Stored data
------

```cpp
int launch_posterior_fused(gpbo_ctx* ctx, Model& m, int64_t Mp, const PostPlan& plan, const PostEnds& ends) {
  if (plan.fuse_ends && plan.part_chunks != 1) GPBO_FAIL(ctx, GPBO_ERR_STATE, "posterior: fused ends need one row chunk");
  PostArgs2 a;
  int64_t nblocks;
  int rc;
  if ((rc = post_args(ctx, m, Mp, plan.part_chunks, Mp, &a, &nblocks))) return rc;
  if (plan.fuse_ends) { a.fuse_ends = 1; a.ends = ends; }
  const bool wide = plan.path == PostPath::Fused512;
  return with_dp_kernel(ctx, m.DP, m.kernel, [&](auto dp, auto k) {
    constexpr int DP = decltype(dp)::value, KERNEL = decltype(k)::value;
    if (wide) {
      const size_t lds = (size_t)(2 * 32 * V2_STRIDE + DP * V2_CANDS) * sizeof(double);
      posterior_kernel_v2<DP, KERNEL, 1, 32, 16><<<dim3((unsigned)nblocks), dim3(1024), lds, ctx->stream>>>(a);
    } else {
      const size_t lds = (size_t)(2 * POST_BK * V2_STRIDE + DP * V2_CANDS) * sizeof(double);
      posterior_kernel_v2<DP, KERNEL, 1><<<dim3((unsigned)nblocks), dim3(512), lds, ctx->stream>>>(a);
    }
    GPBO_HIP(ctx, hipGetLastError());
    return GPBO_OK;
  });
}

}
```

Baseline: 5.417 million.

## Switch int8 posterior GEMM to 16x16x64 MFMA with repacked digit layout

Replaces the 32x32x32 int8 MFMA tiles in the posterior variance kernel with 16x16x64 int8 MFMAs. Each wave now computes a 2x4 grid of 16x16 tiles, and the W and K* digit packing is changed to 64-wide k-steps with new block-index helpers to match. The software pipeline, the accumulator layout and the cross-lane reduction are rewritten to fit the new layout. The aim is higher MFMA throughput and fewer k-steps per row block. In exchange the triangular blocking becomes coarser, and register pressure rises with 8xS v4i accumulators.

```diff
diff --git a/bayesianoptimization_amd/csrc/i8_digits.h b/bayesianoptimization_amd/csrc/i8_digits.h
--- a/bayesianoptimization_amd/csrc/i8_digits.h
+++ b/bayesianoptimization_amd/csrc/i8_digits.h
@@ -48,6 +48,16 @@
 }
 
 template <int S>
+GPBO_HD constexpr int64_t i8_frag_index(int64_t first_step, int64_t k, int plane, int item) {
+  return ((first_step + (k >> 6)) * S + plane) * 64 + ((k >> 4) & 3) * 16 + item;
+}
+GPBO_HD constexpr int64_t i8_kd_block(int64_t cb, int64_t NP) { return cb * (NP / 64); }
+GPBO_HD constexpr int64_t i8_wd_block(int64_t b) {
+  const int64_t q = b >> 2, r = b & 3;
+  return b + 2 * q * (q - 1) + r * q;
+}
+
+template <int S>
 GPBO_HD inline double i8_combine(const int32_t* acc) {
   static_assert(S >= 5 && S <= 7, "groups of S - 4, 2 and 2 levels");
   double h = 0.0;
diff --git a/bayesianoptimization_amd/csrc/posterior_i8.hip b/bayesianoptimization_amd/csrc/posterior_i8.hip
--- a/bayesianoptimization_amd/csrc/posterior_i8.hip
+++ b/bayesianoptimization_amd/csrc/posterior_i8.hip
@@ -6,12 +6,9 @@
 namespace gpbo {
 
 typedef int v4i __attribute__((ext_vector_type(4)));
-typedef int v16i __attribute__((ext_vector_type(16)));
 
 constexpr int I8_CANDS = 64;
 constexpr int I8_BUF_FLAGS = 0x00020000;
-
-__host__ __device__ inline int64_t wd_block(int64_t rb) { return rb * (rb + 3) / 2; }
 
 __global__ __launch_bounds__(256) void wd_row_scale_kernel(const double* __restrict__ W, int* __restrict__ wexp,
                                                            double* __restrict__ wscale, int64_t N, int64_t NP) {
@@ -32,12 +29,12 @@
 
 __global__ __launch_bounds__(256) void wd_pack_kernel(const double* __restrict__ W, const int* __restrict__ wexp,
                                                       uint4* __restrict__ Wd, int64_t N, int64_t NP) {
-  const int rb = blockIdx.y;
+  const int b = blockIdx.y;
   const int t = blockIdx.x * 256 + threadIdx.x;
   const int ks = t >> 6, lane = t & 63;
-  if (ks > rb + 1) return;
-  const int64_t row = (int64_t)rb * 32 + (lane & 31);
-  const int64_t c0 = (int64_t)ks * 32 + (lane >> 5) * 16;
+  if (ks > b / 4) return;
+  const int64_t row = (int64_t)b * 16 + (lane & 15);
+  const int64_t c0 = (int64_t)ks * 64 + (lane >> 4) * 16;
   const int e = wexp[row];
   uint32_t w[I8_S][4] = {};
 #pragma unroll
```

------

• What is expected:
Which lines in the data above hold the string "unsigned"? Show each one.

• Exercise response:
      posterior_kernel_v2<DP, KERNEL, 1, 32, 16><<<dim3((unsigned)nblocks), dim3(1024), lds, ctx->stream>>>(a);
      posterior_kernel_v2<DP, KERNEL, 1><<<dim3((unsigned)nblocks), dim3(512), lds, ctx->stream>>>(a);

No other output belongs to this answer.